The Food and Agriculture Organization (FAO) of the United Nations on Tuesday 5th December 2023, officially launched a day’s inception workshop of the project titled ‘Promoting Inclusivity for Improved Local Tenure Governance’, funded by the Federal Ministry of Food and Agriculture of Germany at the Sierra Palms Hotel, Lumley Beach Road in Freetown.
The 60 participants included Paramount Chiefs, Civil Society Organizations like NAMATI, Green Scenery, Solidaridad, Government Ministries, Departments and Agencies and the media.
In the past ten years, the Government of Sierra Leone has made considerable progress in the land sector, using the Voluntary Guidelines on the Responsible Governance of Tenure (VGGT) principles in different reform processes.
Starting from the adaptation of the National Land Policy in 2015, a progressive Customary Land Rights Act and a Land Commission Act have been promulgated by the Parliament in August 2022, as well as the Gender Equality and Women’s Empowerment Act (GEWE) signed by the President in January 2023.
All these instruments represent a milestone in the advancement of securing tenure rights for the most vulnerable and a significant step towards the realization of women’s land rights in the law.
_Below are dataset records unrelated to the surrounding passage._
void truncate_edge(TT& t, size_t k, size_t max_rank, double eps, double soft) {
    const size_t m = t.r[k], nn = t.cols_right(k);
    const size_t prow = t.rows_left(k - 1);
    xrs_handle_t h = t.h;
    const bool wide = m <= nn;
    const size_t g = wide ? m : nn;
    XRS_REQUIRE(g <= kHugeMax, "TT round: an edge whose unfoldings both exceed 1024 is not supported");
    double* Q = t.alloc(m * nn);
    double* F = t.alloc(g * g);
    const OrthResult o = orthogonalize(h, t.core[k], m, nn, wide, Q, F);
    if (wide && o.certified && eps < 0.5 * o.cert_ratio && max_rank >= m && !(soft > 0.0)) {
        double* prv = t.alloc(prow * m);
        gemm(h, prv, prow, m, 1.0, t.core[k - 1], m, false, m, F, m, false);
        t.release(F);
        t.replace(k, Q);
        t.replace(k - 1, prv);
        return;
    }
    DevBuf S(h, g * 8), Vt(h, g * g * 8), st(h, 64);
    XRS_HIP(hipMemsetAsync(st.d(), 0, 64, h->stream));
    jacobi_right_vectors(h, F, int(g), wide, S.d(), Vt.d(), st.as<int>(), 60);
    jacobi_settle(h, st.as<int>(), int(g), int(g), [&](int kernel) {
        jacobi_vt(h, F, int(g), false, int(g), int(g), S.d(), Vt.d(), int(g), st.as<int>(), 60, kernel);
    });
    std::vector<double> s(g);
    XRS_HIP(hipMemcpyAsync(s.data(), S.d(), g * 8, hipMemcpyDeviceToHost, h->stream));
    host_wait(h);
    const size_t kk = svd_cut(s, max_rank, eps);
    double* T = t.alloc(m * kk);
    if (wide) gemm(h, T, m, kk, 1.0, F, g, false, g, Vt.d(), g, true);
    else gemm(h, T, m, kk, 1.0, t.core[k], nn, false, nn, Vt.d(), g, true);
    if (soft > 0.0) {
        hipLaunchKernelGGL(k_soft_cols, dim3(unsigned(std::min<size_t>((m * kk + 255) / 256, 4096))), dim3(256), 0, h->stream, T, S.d(), m, kk,
                           soft);
        check_launch("k_soft_cols");
    }
    double* cur = t.alloc(kk * nn);
    if (wide) gemm(h, cur, kk, nn, 1.0, Vt.d(), g, false, g, Q, nn, false);
    else XRS_HIP(hipMemcpyAsync(cur, Vt.d(), kk * nn * 8, hipMemcpyDeviceToDevice, h->stream));
    double* prv = t.alloc(prow * kk);
    gemm(h, prv, prow, kk, 1.0, t.core[k - 1], m, false, m, T, kk, false);
    t.release(T);
    t.release(F);
    t.release(Q);
    t.replace(k, cur);
    t.replace(k - 1, prv);
    t.r[k] = kk;
}


void left_gram_step(TT& t, std::vector<double*>& G, double* T, size_t k, bool do_reduce) {
    xrs_handle_t h = t.h;
    if (k == 0) {
        gemm_sym(h, G[1], t.r[1], 1.0, t.core[0], t.r[1], true, t.rows_left(0), t.core[0], t.r[1], false);
        if (do_reduce) t.reduce(G[1], t.r[1] * t.r[1]);
        return;
    }
    const size_t a = t.r[k], b = t.r[k + 1], cols = t.cols_right(k);
    gemm(h, T, a, cols, 1.0, G[k], a, false, a, t.core[k], cols, false);
    gemm_sym(h, G[k + 1], b, 1.0, t.core[k], b, true, a * t.n[k], T, b, false);
    if (do_reduce) t.reduce(G[k + 1], b * b);
}

void right_gram_step(TT& t, std::vector<double*>& H, double* T, size_t k, bool do_reduce) {
    xrs_handle_t h = t.h;
    const size_t last = t.d - 1;
    if (k == last) {
        const size_t cl = t.cols_right(last);
        gemm_sym(h, H[last], t.r[last], 1.0, t.core[last], cl, false, cl, t.core[last], cl, true);
        if (do_reduce) t.reduce(H[last], t.r[last] * t.r[last]);
        return;
    }
    const size_t a = t.r[k], b = t.r[k + 1], cols = t.cols_right(k);
    gemm(h, T, a * t.n[k], b, 1.0, t.core[k], b, false, b, H[k + 1], b, false);
    gemm_sym(h, H[k], a, 1.0, t.core[k], cols, false, cols, T, cols, true);
    if (do_reduce) t.reduce(H[k], a * a);
}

At the same time, the implementation of such laws requires the definition of clear road maps and implementation plans.
The project strives to improve local land governance by reinforcing and capacitating local institutions, which play a crucial role in the implementation of the legislative framework, paying attention to the role of women and youths, promoting multi-stakeholders local dialogue on responsible governance, addressing in particular, local government institutions, but also traditional leaders, bringing closer to the rural communities and more transparent the changes in the act, as a result of new policies and laws.
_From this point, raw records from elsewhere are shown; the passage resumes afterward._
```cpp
#pragma unroll
    for (int q = 0; q < NSQ; ++q) acc_sq[q] = (f32x4){0.f, 0.f, 0.f, 0.f};
    const bool wholexy = cur.y0 + 4 <= a.H && cur.x0 + 16 <= a.W;
    const bool emit_px = tx < 7 && 7 * ts + tx < a.pb_wp && 2 * r - ty < a.pb_hp && (ty ? (r > g0) : (r < g1));
    const unsigned psoff = SAVE ? (unsigned)((((long long)tb * a.pb_hp + 2 * r) * a.pb_wp + 7 * ts) * a.sv_pitch * 4) : 0u;
    auto pool_in = [&](int bi, auto kslot_c, f32x4 (&ov)[4], int cbase, int climit) {
      constexpr int KS = decltype(kslot_c)::value;
      if (!wholexy) {
#pragma unroll
        for (int px = 0; px < 4; ++px)
          if (!(cur.y0 + 2 * ty + (px >> 1) < a.H && cur.x0 + 2 * tx + (px & 1) < a.W)) ov[px] = (f32x4){0.f, 0.f, 0.f, 0.f};
      }
      const f32x4 m_top = max4(ov[0], ov[1]), m_left = max4(ov[0], ov[2]);
      const f32x4 m_all = max4(m_top, max4(ov[2], ov[3]));
      f32x4 A, Bt, pooled;
      const f32x4 ov0 = ov[0];
      asm volatile("s_nop 1\n\t"
                   "v_max_f32_dpp %0, %8, %12 row_shl:1 row_mask:0xf bank_mask:0xf bound_ctrl:1\n\t"
                   "v_max_f32_dpp %1, %9, %13 row_shl:1 row_mask:0xf bank_mask:0xf bound_ctrl:1\n\t"
                   "v_max_f32_dpp %2, %10, %14 row_shl:1 row_mask:0xf bank_mask:0xf bound_ctrl:1\n\t"
                   "v_max_f32_dpp %3, %11, %15 row_shl:1 row_mask:0xf bank_mask:0xf bound_ctrl:1\n\t"
                   "v_max_f32_dpp %4, %16, %20 row_shl:1 row_mask:0xf bank_mask:0xf bound_ctrl:1\n\t"
                   "v_max_f32_dpp %5, %17, %21 row_shl:1 row_mask:0xf bank_mask:0xf bound_ctrl:1\n\t"
                   "v_max_f32_dpp %6, %18, %22 row_shl:1 row_mask:0xf bank_mask:0xf bound_ctrl:1\n\t"
                   "v_max_f32_dpp %7, %19, %23 row_shl:1 row_mask:0xf bank_mask:0xf bound_ctrl:1"
                   : "=&v"(A.x), "=&v"(A.y), "=&v"(A.z), "=&v"(A.w), "=&v"(Bt.x), "=&v"(Bt.y), "=&v"(Bt.z), "=&v"(Bt.w)
                   : "v"(m_left.x), "v"(m_left.y), "v"(m_left.z), "v"(m_left.w), "v"(m_all.x), "v"(m_all.y), "v"(m_all.z), "v"(m_all.w),
                     "v"(ov0.x), "v"(ov0.y), "v"(ov0.z), "v"(ov0.w), "v"(m_top.x), "v"(m_top.y), "v"(m_top.z), "v"(m_top.w));
      f32x4 base;
#pragma unroll
      for (int e = 0; e < 4; ++e) base[e] = ty ? carry[KS][e] : A[e];
      asm volatile("s_nop 1\n\t"
                   "v_max_f32_dpp %0, %4, %8 row_shl:8 row_mask:0xf bank_mask:0xf bound_ctrl:1\n\t"
                   "v_max_f32_dpp %1, %5, %9 row_shl:8 row_mask:0xf bank_mask:0xf bound_ctrl:1\n\t"
                   "v_max_f32_dpp %2, %6, %10 row_shl:8 row_mask:0xf bank_mask:0xf bound_ctrl:1\n\t"
                   "v_max_f32_dpp %3, %7, %11 row_shl:8 row_mask:0xf bank_mask:0xf bound_ctrl:1\n\t"
                   "v_max_f32_dpp %0, %4, %0 row_shr:8 row_mask:0xf bank_mask:0xf bound_ctrl:1\n\t"
                   "v_max_f32_dpp %1, %5, %1 row_shr:8 row_mask:0xf bank_mask:0xf bound_ctrl:1\n\t"
                   "v_max_f32_dpp %2, %6, %2 row_shr:8 row_mask:0xf bank_mask:0xf bound_ctrl:1\n\t"
                   "v_max_f32_dpp %3, %7, %3 row_shr:8 row_mask:0xf bank_mask:0xf bound_ctrl:1"
                   : "=&v"(pooled.x), "=&v"(pooled.y), "=&v"(pooled.z), "=&v"(pooled.w)
                   : "v"(Bt.x), "v"(Bt.y), "v"(Bt.z), "v"(Bt.w), "v"(base.x), "v"(base.y), "v"(base.z), "v"(base.w));
      if constexpr (SAVE) {
        unsigned codes = 0u, cApack = 0u;
#pragma unroll
        for (int e = 0; e < 4; ++e) {
          const float o0 = ov[0][e], o1 = ov[1][e], o2 = ov[2][e], o3 = ov[3][e];
          float r0;
          asm volatile("s_nop 1\n\tv_mov_b32_dpp %0, %1 row_shl:1 row_mask:0xf bank_mask:0xf bound_ctrl:1" : "=&v"(r0) : "v"(o0));
          const float Av = A[e], Bv = Bt[e];
          unsigned cA = 5u;
          cA = (o3 == Av) ? 4u : cA; cA = (o2 == Av) ? 3u : cA; cA = (r0 == Av) ? 2u : cA; cA = (o1 == Av) ? 1u : cA; cA = (o0 == Av) ? 0u : cA;
          const unsigned cB = (o0 == Bv) ? 6u : ((o1 == Bv) ? 7u : 8u);
          unsigned cBn;
          asm volatile("s_nop 1\n\t"
                       "v_mov_b32_dpp %0, %1 row_shl:8 row_mask:0xf bank_mask:0x3 bound_ctrl:1\n\t"
                       "v_mov_b32_dpp %0, %1 row_shr:8 row_mask:0xf bank_mask:0xc bound_ctrl:1" : "=&v"(cBn) : "v"(cB));
          const unsigned cbase_e = ty ? ((carry_code[KS] >> (8 * e)) & 0xffu) : cA;
          unsigned code = (base[e] == pooled[e]) ? cbase_e : cBn;
          code = pooled[e] > 0.f ? code : 15u;
          codes |= code << (8 * e);
          cApack |= cA << (8 * e);
          __builtin_amdgcn_sched_barrier(0);
        }
        carry_code[KS] = cApack;
        pooled = wino_relu4(pooled, 0.f);
        const bool st = emit_px && cbase + 4 * g < climit;
        const int pv = st ? p_off + cbase * 4 : (int)WINO_OOB;
        wino_store16(pooled, pres, pv, (int)psoff);
        __builtin_amdgcn_raw_buffer_store_b32(codes, cres, st ? (p_off >> 2) + cbase : (int)WINO_OOB, (int)(psoff >> 2), 0);
        __builtin_amdgcn_sched_barrier(0);
        asm volatile("s_nop 1" ::: "memory");
        __builtin_amdgcn_sched_barrier(0);
      } else {
        pooled = wino_relu4(pooled, 0.f);
      }
      carry[KS] = A;
      const float* const sA = sqAL + bi * (4 * NSQ * 64) + lane;
#pragma unroll
      for (int t = 0; t < 4; ++t)
#pragma unroll
        for (int q = 0; q < NSQ; ++q) acc_sq[q] = mfma16(sA[(t * NSQ + q) * 64], pooled[t], acc_sq[q]);
    };

    {
      auto run_pass = [&](auto kind_c, auto kslot_c, int pass) {
        constexpr int KIND = decltype(kind_c)::value;
        constexpr int KS0 = decltype(kslot_c)::value;
        constexpr bool E1 = KIND != 0;
        constexpr int SSTEP = (KIND == 2) ? 2 : 1, NS = 8 / SSTEP;
        const float* const bL = biasL + pass * 64 + lr;
        float bA[E1 ? 4 : 1];
#pragma unroll
        for (int k = 0; k < (E1 ? (KIND == 2 ? 2 : 4) : 1); ++k) bA[k] = bL[k * 16];
        {
          auto chunk = [&](auto first_c, auto cc_c) {
            constexpr int cc = decltype(cc_c)::value;
            const float* const uR = (E1 ? U1B + ((pass - P3) * nchunks + cc) * e1_stage : UB + (pass * nchunks + cc) * 2048) + u_ln;
            constexpr bool FIRST = decltype(first_c)::value;
            constexpr int CC = decltype(cc_c)::value;
            f32x4 af0 = *(const f32x4*)uR, af1;
#pragma unroll
            for (int si = 0; si < NS; ++si) {
              const int step = si * SSTEP;
              __builtin_amdgcn_sched_barrier(0);
              if (si + 1 < NS) { if (si & 1) af0 = *(const f32x4*)(uR + (si + 1) * 256); else af1 = *(const f32x4*)(uR + (si + 1) * 256); }
              __builtin_amdgcn_sched_barrier(0);
              const f32x4 af = (si & 1) ? af1 : af0;
#pragma unroll
              for (int t = 0; t < 2; ++t)
#pragma unroll
                for (int h = 0; h < 2; ++h) {
                  const int p = 2 * step + h;
                  const int pv = E1 ? ((p >> 2) == 0 ? 5 : (p >> 2) == 1 ? 6 : (p >> 2) == 2 ? 9 : 10) : p;
                  f32x4 c0v;
                  if (FIRST && t == 0) {
                    c0v = (f32x4){0.f, 0.f, 0.f, 0.f};
                    if (E1 ? (p < 4) : (p == 5)) c0v = mfma16(bA[E1 ? (p & 3) : 0], oneB, c0v);
                  } else {
                    c0v = acc[p];
                  }
                  acc[p] = mfma16(af[2 * h + t], vv[CC][pv][t], c0v);
                }
            }
          };
          chunk(std::true_type{}, std::integral_constant<int, 0>{});
          if constexpr (NCH > 1) chunk(std::false_type{}, std::integral_constant<int, 1>{});
        }
        if constexpr (E1) {
          const int bi0 = P3 + rb1 * (pass - P3);
#pragma unroll
          for (int rr = 0; rr < (KIND == 2 ? 2 : 4); ++rr) {
            f32x4 ov[4];
            wino_inverse_inner(acc, rr, ov);
            const int s1 = pass - P3, c1 = a.sv_coff1 + 128 * (s1 >> 1) + (2 * rr + (s1 & 1)) * 16, l1 = a.sv_coff1 + a.N1;
            if (rr == 0) pool_in(bi0 + rr, std::integral_constant<int, KS0>{}, ov, c1, l1);
            else if (rr == 1) pool_in(bi0 + rr, std::integral_constant<int, KS0 + 1>{}, ov, c1, l1);
            else if (rr == 2) pool_in(bi0 + rr, std::integral_constant<int, (KS0 + 2) & 7>{}, ov, c1, l1);
            else pool_in(bi0 + rr, std::integral_constant<int, (KS0 + 3) & 7>{}, ov, c1, l1);
          }
        } else {
          f32x4 ov[4];
          wino_inverse(acc, ov);
          pool_in(pass, std::integral_constant<int, KS0>{}, ov, a.sv_coff + 16 * pass, a.sv_coff + a.N);
        }
      };
      if (P3 > 0) run_pass(std::integral_constant<int, 0>{}, std::integral_constant<int, 0>{}, 0);
      if (P3 > 1) run_pass(std::integral_constant<int, 0>{}, std::integral_constant<int, 1>{}, 1);
      if (P3 > 2) run_pass(std::integral_constant<int, 0>{}, std::integral_constant<int, 2>{}, 2);
      if (P3 > 3) run_pass(std::integral_constant<int, 0>{}, std::integral_constant<int, 3>{}, 3);
      if (e1_half) {
        if (P > P3) run_pass(std::integral_constant<int, 2>{}, std::integral_constant<int, 4>{}, P3);
        if (P > P3 + 1) run_pass(std::integral_constant<int, 2>{}, std::integral_constant<int, 6>{}, P3 + 1);
      }
    }
    {
      const int prow = 2 * r - ty, pcol = 7 * ts + tx;
      const bool emit = tx < 7 && pcol < a.pb_wp && prow < a.pb_hp && (ty ? (r > g0) : (r < g1));
      const unsigned ysoff = (unsigned)((((long long)tb * a.pb_hp + 2 * r) * a.pb_wp + 7 * ts) * a.y_pitch * 4);
#pragma unroll
      for (int q = 0; q < NSQ; ++q) {
        const f32x4 v = wino_relu4(acc_sq[q] + *(const f32x4*)(sqbL + q * 16 + 4 * g), 0.f);
        const int voff = (emit && q * 16 + 4 * g < a.br_nsq) ? o_off + q * 64 : (int)WINO_OOB;
        wino_store16(v, yres, voff, (int)ysoff);
      }
      stored = true;
    }
    if (!more) break;
    task = ntask; tb = nb; ts = ns; g0 = ng0; g1 = ng1; r = nr;
    cur = nxt;
  }
  asm volatile("s_waitcnt vmcnt(0)" ::: "memory");
}

template <int NSQ, int NCH, bool SAVE>
__global__ __launch_bounds__(512, 1) void fire_poolbridge16_kernel(WinoArgs a) {
#if defined(__HIP_DEVICE_COMPILE__)
  wino_poolbridge16_body<NSQ, NCH, SAVE>(a);
#endif
}

template <int NSQ, int NCH, bool SAVE>
static int launch_wino_poolbridge16_t(WinoArgs a, int nseg, hipStream_t stream) {
  constexpr int WV = 8, NTHR = WV * 64, RSLOTS = 224;
  const int nchunks = a.C >> 3;
  if (nchunks != NCH) return SQD_ERR_UNSUPPORTED;
  const int P1 = 2 * sqd_cdiv(a.N1, 128);
  if (a.Npad != sqd_cdiv(a.N, 32) * 32 + sqd_cdiv(a.N1, 128) * 32) return SQD_ERR_BAD_ARG;
  const int first1 = sqd_cdiv(a.N, 32) * 2;
  const int e1_stage = a.N1 <= 64 ? 1024 : 2048, rb1 = a.N1 <= 64 ? 2 : 4;
  if (first1 > 4 || a.N1 > 64 || P1 > 2) return SQD_ERR_UNSUPPORTED;
  const int nblk = first1 + rb1 * P1;
  const size_t lds = (size_t)(2 * WV * RSLOTS * 4 + first1 * nchunks * 2048 + P1 * nchunks * e1_stage + nblk * 4 * NSQ * 64 + (first1 + P1) * 64 + NSQ * 16) * sizeof(float);
  if (lds > 160 * 1024) return SQD_ERR_UNSUPPORTED;
  if (SAVE && (!a.sv || !a.sv_codes)) return SQD_ERR_BAD_ARG;
  auto kern = fire_poolbridge16_kernel<NSQ, NCH, SAVE>;
  static SqdDevOnce attr_once;
  if (int rc_attr = sqd_max_lds_once(attr_once, (const void*)kern, 160 * 1024)) return rc_attr;
  a.pb_ng = sqd_cdiv(a.H, 4);
  a.pb_ns = sqd_cdiv(a.pb_wp, 7);
  if (nseg < 1) nseg = 1;
  if (nseg > a.pb_ng) nseg = a.pb_ng;
  a.pb_gseg = sqd_cdiv(a.pb_ng, nseg);
  a.pb_nseg = sqd_cdiv(a.pb_ng, a.pb_gseg);
  a.ngroups = a.B * a.pb_ns * a.pb_nseg;
  const int gx = sqd_even_grid(sqd_cdiv(a.ngroups, WV), sqd_num_cus());
  a.nslices3 = first1; a.nslices = first1 + P1; a.gx = gx;
  hipLaunchKernelGGL(kern, dim3((unsigned)gx), dim3(NTHR), lds, stream, a);
  return sqd_launch_status();
}

template <int NSQ, bool SAVE = false>
static int launch_wino_poolbridge16(WinoArgs a, int nseg, hipStream_t stream) {
  if ((a.C >> 3) == 1) return launch_wino_poolbridge16_t<NSQ, 1, SAVE>(a, nseg, stream);
  if ((a.C >> 3) == 2) return launch_wino_poolbridge16_t<NSQ, 2, SAVE>(a, nseg, stream);
  return SQD_ERR_UNSUPPORTED;
}
```

Before: 15170 images/sec.

## Share seam rows between adjacent row-segment waves via LDS instead of recomputing

When the pool-bridge kernel splits rows into segments, each segment previously computed one extra Winograd group at its lower boundary to produce the pooled seam row. In the new seam mode, each wave parks its first-group pooled partials in registers and writes them to LDS at the end of its segment. After a workgroup barrier, the neighbouring wave in the ring reads them and finishes the seam row with its own carry. This removes the redundant extra-group convolution and input DMA per segment, at the cost of workgroup barriers that couple the waves, extra register pressure, and the restriction that nseg divides 8. Segment boundaries are also rebalanced to an even split.

```diff
diff --git a/squeezedet-pytorch_amd/csrc/conv_wino.hip b/squeezedet-pytorch_amd/csrc/conv_wino.hip
--- a/squeezedet-pytorch_amd/csrc/conv_wino.hip
+++ b/squeezedet-pytorch_amd/csrc/conv_wino.hip
@@ -18,7 +18,7 @@
   const float* bias1;
   const float* br_w; const float* br_bias; const float* br_sqb;
   int br_nsq;
-  int pb_hp, pb_wp, pb_ns, pb_nseg, pb_gseg, pb_ng;
+  int pb_hp, pb_wp, pb_ns, pb_nseg, pb_seam, pb_ng;
   float* sv; int sv_pitch, sv_coff, sv_coff1;
   unsigned char* sv_codes;
 };
diff --git a/squeezedet-pytorch_amd/csrc/wino_poolbridge.h b/squeezedet-pytorch_amd/csrc/wino_poolbridge.h
--- a/squeezedet-pytorch_amd/csrc/wino_poolbridge.h
+++ b/squeezedet-pytorch_amd/csrc/wino_poolbridge.h
@@ -1,5 +1,6 @@
-template <int NSQ, int NCH, bool SAVE = false>
+template <int NSQ, int NCH, bool SAVE = false, bool SEAM = false>
 __device__ __forceinline__ void wino_poolbridge16_body(const WinoArgs& a) {
+  static_assert(!(SAVE && SEAM), "the storing form keeps the extra-group path");
   constexpr int WV = 8, NTHR = WV * 64, RAW_IT = 4, RSLOTS = 224;
   extern __shared__ __attribute__((aligned(16))) float smem[];
   const int P3 = a.nslices3, P = a.nslices;
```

Furthermore, the project aims to increase the capacity of national actors to define land reform targets, and indicators and agree on long monitoring mechanisms, in line with VGGT principles, with the ultimate objective of increasing accountability.
FAO and its partner, TMG Research, presented a new tool to promote the monitoring of land governance, the use of which will support the Government of Sierra Leone, the Ministry of Lands, Housing and Country Planning, Civil Society Organizations, landowners and users to better assess land governance using the VGGT principles.
In his welcome statement, the Deputy FAO Representative disclosed that since 2014, FAO has been supporting the Government of Sierra Leone, has created a solid basis for new investments, and observed that land is not only a commodity, but carries traditional, cultural and religious sentiments.
Dr Alphajoh Charm, the Lands Project Coordinator in the Ministry of Lands, underscored that the FAO is a reliable partner to the Government of Sierra Leone, especially to the Ministry of Lands, and disclosed that they have received 21 million dollars from the World Bank for the project.
Francesca Romano from FAO, Rome, Italy, revealed that since 2014, FAO has been on capacity building that the Multi-Stakeholders Lands Steering Committee is functional and recognised by the international community, and that FAO has mapped some community lands. They would be looking at monitoring and assessment. She then set a baseline on work done so far with a human rights-based approach.
She also disclosed that Sierra Leone is one of the best examples of collaboration on the VGGT, citing the recent African Land Policy conference in Addis Ababa, Ethiopia.
Francesca Romano from FAO, Rome, Italy and Isle Pelkmann from TMU Research Berlin, Germany facilitated the engagement.
Some of the challenges highlighted by participants included that land cases are the highest in the courts and take long periods before judgments are delivered, that there are several documentations for a single piece of land, that efforts have not been made to review the colonial land system, that there are several instances of government violating the rights of landowners, citing the nonpayment of compensation to landowners along the Hill Side Bye Pass and Wilkinson Roads respectively, and that a lot still needs to be done to sanitise the land system in the country.
A question and answer session and the Zoom presentation of the case study of the indigenous people claiming their land and other resources in Kenya, using the African Charter, formed the high point of the interactive event.